§ What to work on
Keep every line in which "include" occurs and drop the rest of the data.

[Records contained in a dataset]
int run_encoder(pgmi_model* m, int B, int T, const int32_t* keep, int n_keep, bool* compacted) {
    const pgmi_config& c = m->cfg;
    const int M = B * T, D = c.embed_dim, F = c.ffn_dim, N1 = m->fc1_cols, H = c.heads, Da = m->Da;
    hipStream_t s = m->stream;
    if (c.arch == PGMI_ARCH_ESM1B && T > c.max_positions) {
        set_error("Sequence length %d above maximum sequence length of %d", T, c.max_positions);
        return PGMI_EINVAL;
    }
    int rc = ensure_rotary(m, T);
    if (!rc) rc = reset_pad_keys(m, B, T);
    if (rc) return rc;
    {
        ProfScope p(m, PGMI_K_EMBED, 0, (double)M * D * 4);
        launch_seq_stats(m->tokens, B, T, m->embed_gather ? 0 : c.token_dropout, m->denom, m->pos_idx, m->kv_len, s, m->mask_id);
        if (c.arch == PGMI_ARCH_ESM3) { if ((rc = esm3_embed(m, B, T))) return rc; }
        else if (m->embed_gather) launch_gather_rows(m->embed_tokens, m->tokens, M, D, m->x, s);
        else launch_embed(m->tokens, m->denom, m->pos_idx, m->embed_tokens, m->embed_positions, c.token_dropout, M, T, D, m->x, s, m->mask_id);
        if (m->lnb_w) {
            launch_layernorm(m->x, m->lnb_w, m->lnb_b, M, D, 1e-5f, m->x, s);
            launch_zero_pad_rows(m->tokens, M, D, m->x, s);
        }
    }
    const double ln_bytes = 2.0 * M * D * 4;
    const int prec = c.precision;
    const int mode16 = (prec == PGMI_PREC_F16X3) ? 1 : 2;
    for (int l = 0; l < c.layers; ++l) {
        const Layer& L = m->layers[l];
        { ProfScope p(m, PGMI_K_LAYERNORM, 0, ln_bytes);
          if (prec == PGMI_PREC_FP32) launch_layernorm(m->x, L.ln1_w, L.ln1_b, M, D, 1e-5f, m->h, s);
          else launch_layernorm16(m->x, L.ln1_w, L.ln1_b, M, D, 1e-5f, m->h16, mode16, s); }
        const bool fused_qkv = prec != PGMI_PREC_FP32 && !L.q_ln;
        { ProfScope p(m, PGMI_K_GEMM_QKV, 2.0 * M * 3 * D * D, 0);
          if (fused_qkv) {
              GemmLaunch g = qkv_launch(m, L.wqkv16, L.bqkv, M, Da, D, T, m->Hs);
              g.bf = prec == PGMI_PREC_BF16;
              g.qkv.cos_t = m->rot_cos; g.qkv.sin_t = m->rot_sin; g.qkv.rotary = esm2_rotary(c.arch); g.qkv.rot_halves = m->rot_halves;
              rc = launch_gemm16(g);
          } else
              rc = linear(m, m->h, m->h16, L.wqkv, L.wqkv16, L.bqkv, nullptr, m->qkv, nullptr, M, 3 * Da, D, EPI_NONE);
          if (rc) return rc; }
        { ProfScope p(m, PGMI_K_ATTENTION, 4.0 * M * T * D, L.q_ln ? (double)M * D * 20 : 0);
          if (L.q_ln && (rc = launch_qkln_prep(m->qkv, L.q_ln, L.k_ln, 1e-5f, m->rot_cos, m->rot_sin, B, T, H, m->qk16, m->qk16_plane,
                                               m->vt16, m->vt16_plane, s)))
              return rc;
          const bool v2 = prec != PGMI_PREC_FP32;
          if (esm2_rotary(c.arch) && !v2) launch_rotary(m->qkv, m->rot_cos, m->rot_sin, M, T, m->Hs, s, m->rot_halves);
          if (v2) {
              AttLaunch a;
              a.qk16 = m->qk16, a.qk_plane = m->qk16_plane, a.vt16 = m->vt16, a.vt_plane = m->vt16_plane;
              a.B = B, a.T = T, a.H = H, a.head_dim = m->rot_halves * kHeadDim;
              a.kv_len = m->kv_len;
              a.out = prec == PGMI_PREC_F16X3 ? ATT_OUT_SPLIT : ATT_OUT_BF16;
              a.ctx16 = m->h16;
              a.stream = s;
              rc = launch_attention_f16x3_v2(a);
          } else {
              rc = launch_attention_f32(m->qkv, m->kv_len, B, T, H, m->h, s, m->rot_halves * kHeadDim);
          }
          if (rc) return rc; }
        if (keep && m->keep_rows && l == c.layers - 1 && !L.g_norm_w) {
            const int R = n_keep;
            ProfScope p(m, PGMI_K_KEPT_ROWS, 2.0 * R * D * (Da + N1 + F), 0);
            launch_gather_rows(m->x, keep, R, D, m->qkv, s);
            if (prec == PGMI_PREC_FP32) launch_gather_rows(m->h, keep, R, Da, m->g, s);
            else
                launch_gather_rows(reinterpret_cast<const float*>(m->h16), keep, R, prec == PGMI_PREC_F16X3 ? Da : Da / 2,
                                   reinterpret_cast<float*>(m->g16), s);
            rc = linear(m, m->g, m->g16, L.wo, L.wo16, L.bo, m->qkv, m->x, nullptr, R, D, Da, EPI_NONE);
            if (rc) return rc;
            if (prec == PGMI_PREC_FP32) launch_layernorm(m->x, L.ln2_w, L.ln2_b, R, D, 1e-5f, m->h, s);
            else launch_layernorm16(m->x, L.ln2_w, L.ln2_b, R, D, 1e-5f, m->h16, mode16, s);
            rc = linear(m, m->h, m->h16, L.w1, L.w116, L.b1, nullptr,
                        prec == PGMI_PREC_FP32 ? m->g : nullptr, prec == PGMI_PREC_FP32 ? nullptr : m->g16,
                        R, N1, D, m->fc1_epi);
            if (rc) return rc;
            rc = linear(m, m->g, m->g16, L.w2, L.w216, L.b2, m->x, m->x, nullptr, R, D, F, EPI_NONE);
            if (rc) return rc;
            if (compacted) *compacted = true;
            break;
        }
        { ProfScope p(m, PGMI_K_GEMM_OUT, 2.0 * M * D * D, 0);
          rc = linear(m, m->h, m->h16, L.wo, L.wo16, L.bo, m->x, m->x, nullptr, M, D, Da, EPI_NONE);
          if (rc) return rc; }
        if (L.g_norm_w && m->e3_framed && (rc = geom_branch(m, L, B, T))) return rc;
        { ProfScope p(m, PGMI_K_LAYERNORM, 0, ln_bytes);
          if (prec == PGMI_PREC_FP32) launch_layernorm(m->x, L.ln2_w, L.ln2_b, M, D, 1e-5f, m->h, s);
          else launch_layernorm16(m->x, L.ln2_w, L.ln2_b, M, D, 1e-5f, m->h16, mode16, s); }
        { ProfScope p(m, PGMI_K_GEMM_FC1, 2.0 * M * N1 * D, 0);
          rc = linear(m, m->h, m->h16, L.w1, L.w116, L.b1, nullptr,
                      prec == PGMI_PREC_FP32 ? m->g : nullptr, prec == PGMI_PREC_FP32 ? nullptr : m->g16,
                      M, N1, D, m->fc1_epi);
          if (rc) return rc; }
        { ProfScope p(m, PGMI_K_GEMM_FC2, 2.0 * M * F * D, 0);
          rc = linear(m, m->g, m->g16, L.w2, L.w216, L.b2, m->x, m->x, nullptr, M, D, F, EPI_NONE);
          if (rc) return rc; }
    }
    PGMI_HIP(hipGetLastError());
    return PGMI_OK;
}

int run_head(pgmi_model* m, int R, const int32_t* row_idx) {
    const pgmi_config& c = m->cfg;
    ProfScope p(m, PGMI_K_HEAD, 2.0 * R * c.embed_dim * (c.embed_dim + c.vocab), 0);
    int rc = head_hidden(m, R, row_idx);
    if (rc) return rc;
    launch_vocab_logsoftmax(m->g, m->head_w, m->head_b, R, c.embed_dim, c.vocab, m->lp, m->nonfinite, m->stream);
    PGMI_HIP(hipGetLastError());
    return PGMI_OK;
}

int head_hidden(pgmi_model* m, int R, const int32_t* row_idx) {
    const pgmi_config& c = m->cfg;
    const int D = c.embed_dim;
    hipStream_t s = m->stream;
    const int prec = c.precision;
    const float* src = m->x;
    if (row_idx) {
        launch_gather_rows(m->x, row_idx, R, D, m->h, s);
        src = m->h;
    }
    if (prec == PGMI_PREC_FP32) launch_layernorm(src, m->lna_w, m->lna_b, R, D, 1e-5f, m->h, s);
    else launch_layernorm16(src, m->lna_w, m->lna_b, R, D, 1e-5f, m->h16, prec == PGMI_PREC_F16X3 ? 1 : 2, s);
    int rc = linear(m, m->h, m->h16, m->hd_w, m->hd16, m->hd_b, nullptr, m->g, nullptr, R, D, D, EPI_GELU);
    if (rc) return rc;
    launch_layernorm(m->g, m->hln_w, m->hln_b, R, D, 1e-5f, m->g, s);
    return PGMI_OK;
}


int run_rows(pgmi_model* m, int B, int T, int R, const int32_t* row_idx) {
    bool compacted = false;
    int rc = run_encoder(m, B, T, row_idx, R, &compacted);
    if (rc) return rc;
    return run_head(m, R, compacted ? nullptr : row_idx);
}

}

extern "C" {

int pgmi_token_logprobs(pgmi_model* m, const int32_t* tokens, int B, int T, float* out) {
    if (!m || !tokens || !out || B <= 0 || T <= 0) { set_error("bad argument"); return PGMI_EINVAL; }
    if (m->cfg.arch == PGMI_ARCH_SAPROT) { set_error("SaProt models are scored with pgmi_saprot_token_logprobs / pgmi_saprot_group_logprobs"); return PGMI_EINVAL; }
    if (T + 31 > m->max_rows) { set_error("T=%d exceeds workspace rows %d", T, m->max_rows); return PGMI_EINVAL; }
    int rc = check_tokens(tokens, B, T);
    if (rc) return rc;
    PGMI_HIP(hipSetDevice(m->device));
    const int V = m->cfg.vocab;
    rc = for_each_chunk(m, B, T, [&](int b0, int bc) {
        PGMI_HIP(hipMemcpyAsync(m->tokens, tokens + (size_t)b0 * T, (size_t)bc * T * 4, hipMemcpyHostToDevice, m->stream));
        int rc = run_rows(m, bc, T, bc * T, nullptr);
        if (rc) return rc;
        PGMI_HIP(hipMemcpyAsync(out + (size_t)b0 * T * V, m->lp, (size_t)bc * T * V * 4, hipMemcpyDeviceToHost, m->stream));
        return PGMI_OK;
    });
    return rc ? rc : check_nonfinite(m);
}
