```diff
@@ -1494,6 +1497,20 @@
 
 extern "C" int edmp_cu_claim(int regs, int block, int lds_bytes, int wg_per_cu) { return owns_cu(regs, block, lds_bytes, wg_per_cu) ? 1 : 0; }
 
+extern "C" int edmp_bf3_launch_org(int kind, int ms, int cg, int gs, int L, int res, int cout, int B, int half_tiles, int cus, int* org, int* workgroups, int* lds_bytes) {
+    EDMP_REQUIRE(org && workgroups && cus > 0, "edmp_bf3_launch_org: null argument / no CU count");
+    const ConvInst* inst = find_conv(true, kind, ms, cg, gs, L, res != 0);
+    EDMP_REQUIRE(inst, "edmp_bf3_launch_org: no instance bf3_conv_kernel<%d, %d, %d, %d, %d, %s>", kind, ms, cg, gs, L, res ? "true" : "false");
+    RcbP p{};
+    p.Cout = cout, p.B = B, p.half_tiles = half_tiles;
+    KernelAttrs a;
+    a.cus = cus;
+    if (int rc = inst->launch(p, nullptr, &a)) return rc;
+    *org = a.org, *workgroups = a.grid;
+    if (lds_bytes) *lds_bytes = a.lds;
+    return EDMP_OK;
+}
+
 extern "C" int edmp_unet_op_attrs(edmp_ctx* ctx, int cap, int* n_ops, char* names, int* regs, int* block, int* lds_bytes, int* wg_per_cu) {
     EDMP_REQUIRE(ctx && ctx->unet && n_ops, "edmp_unet_op_attrs: null argument / no model");
     const int n = (int)ctx->unet->prog.size();
diff --git a/include/edmp_hip.h b/include/edmp_hip.h
--- a/include/edmp_hip.h
+++ b/include/edmp_hip.h
@@ -196,6 +196,7 @@
 int edmp_prof_ops_bf16(edmp_ctx* ctx, int cap, int* n_ops, double* flops_bf16);
 int edmp_unet_op_attrs(edmp_ctx* ctx, int cap, int* n_ops, char* names, int* regs, int* block, int* lds_bytes, int* wg_per_cu);
 int edmp_cu_claim(int regs, int block, int lds_bytes, int wg_per_cu);
+int edmp_bf3_launch_org(int kind, int ms, int cg, int gs, int L, int res, int cout, int B, int half_tiles, int cus, int* org, int* workgroups, int* lds_bytes);
 
 #ifdef __cplusplus
 }
```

§ Answer box
diff --git a/include/edmp_hip.h b/include/edmp_hip.h
--- a/include/edmp_hip.h
+++ b/include/edmp_hip.h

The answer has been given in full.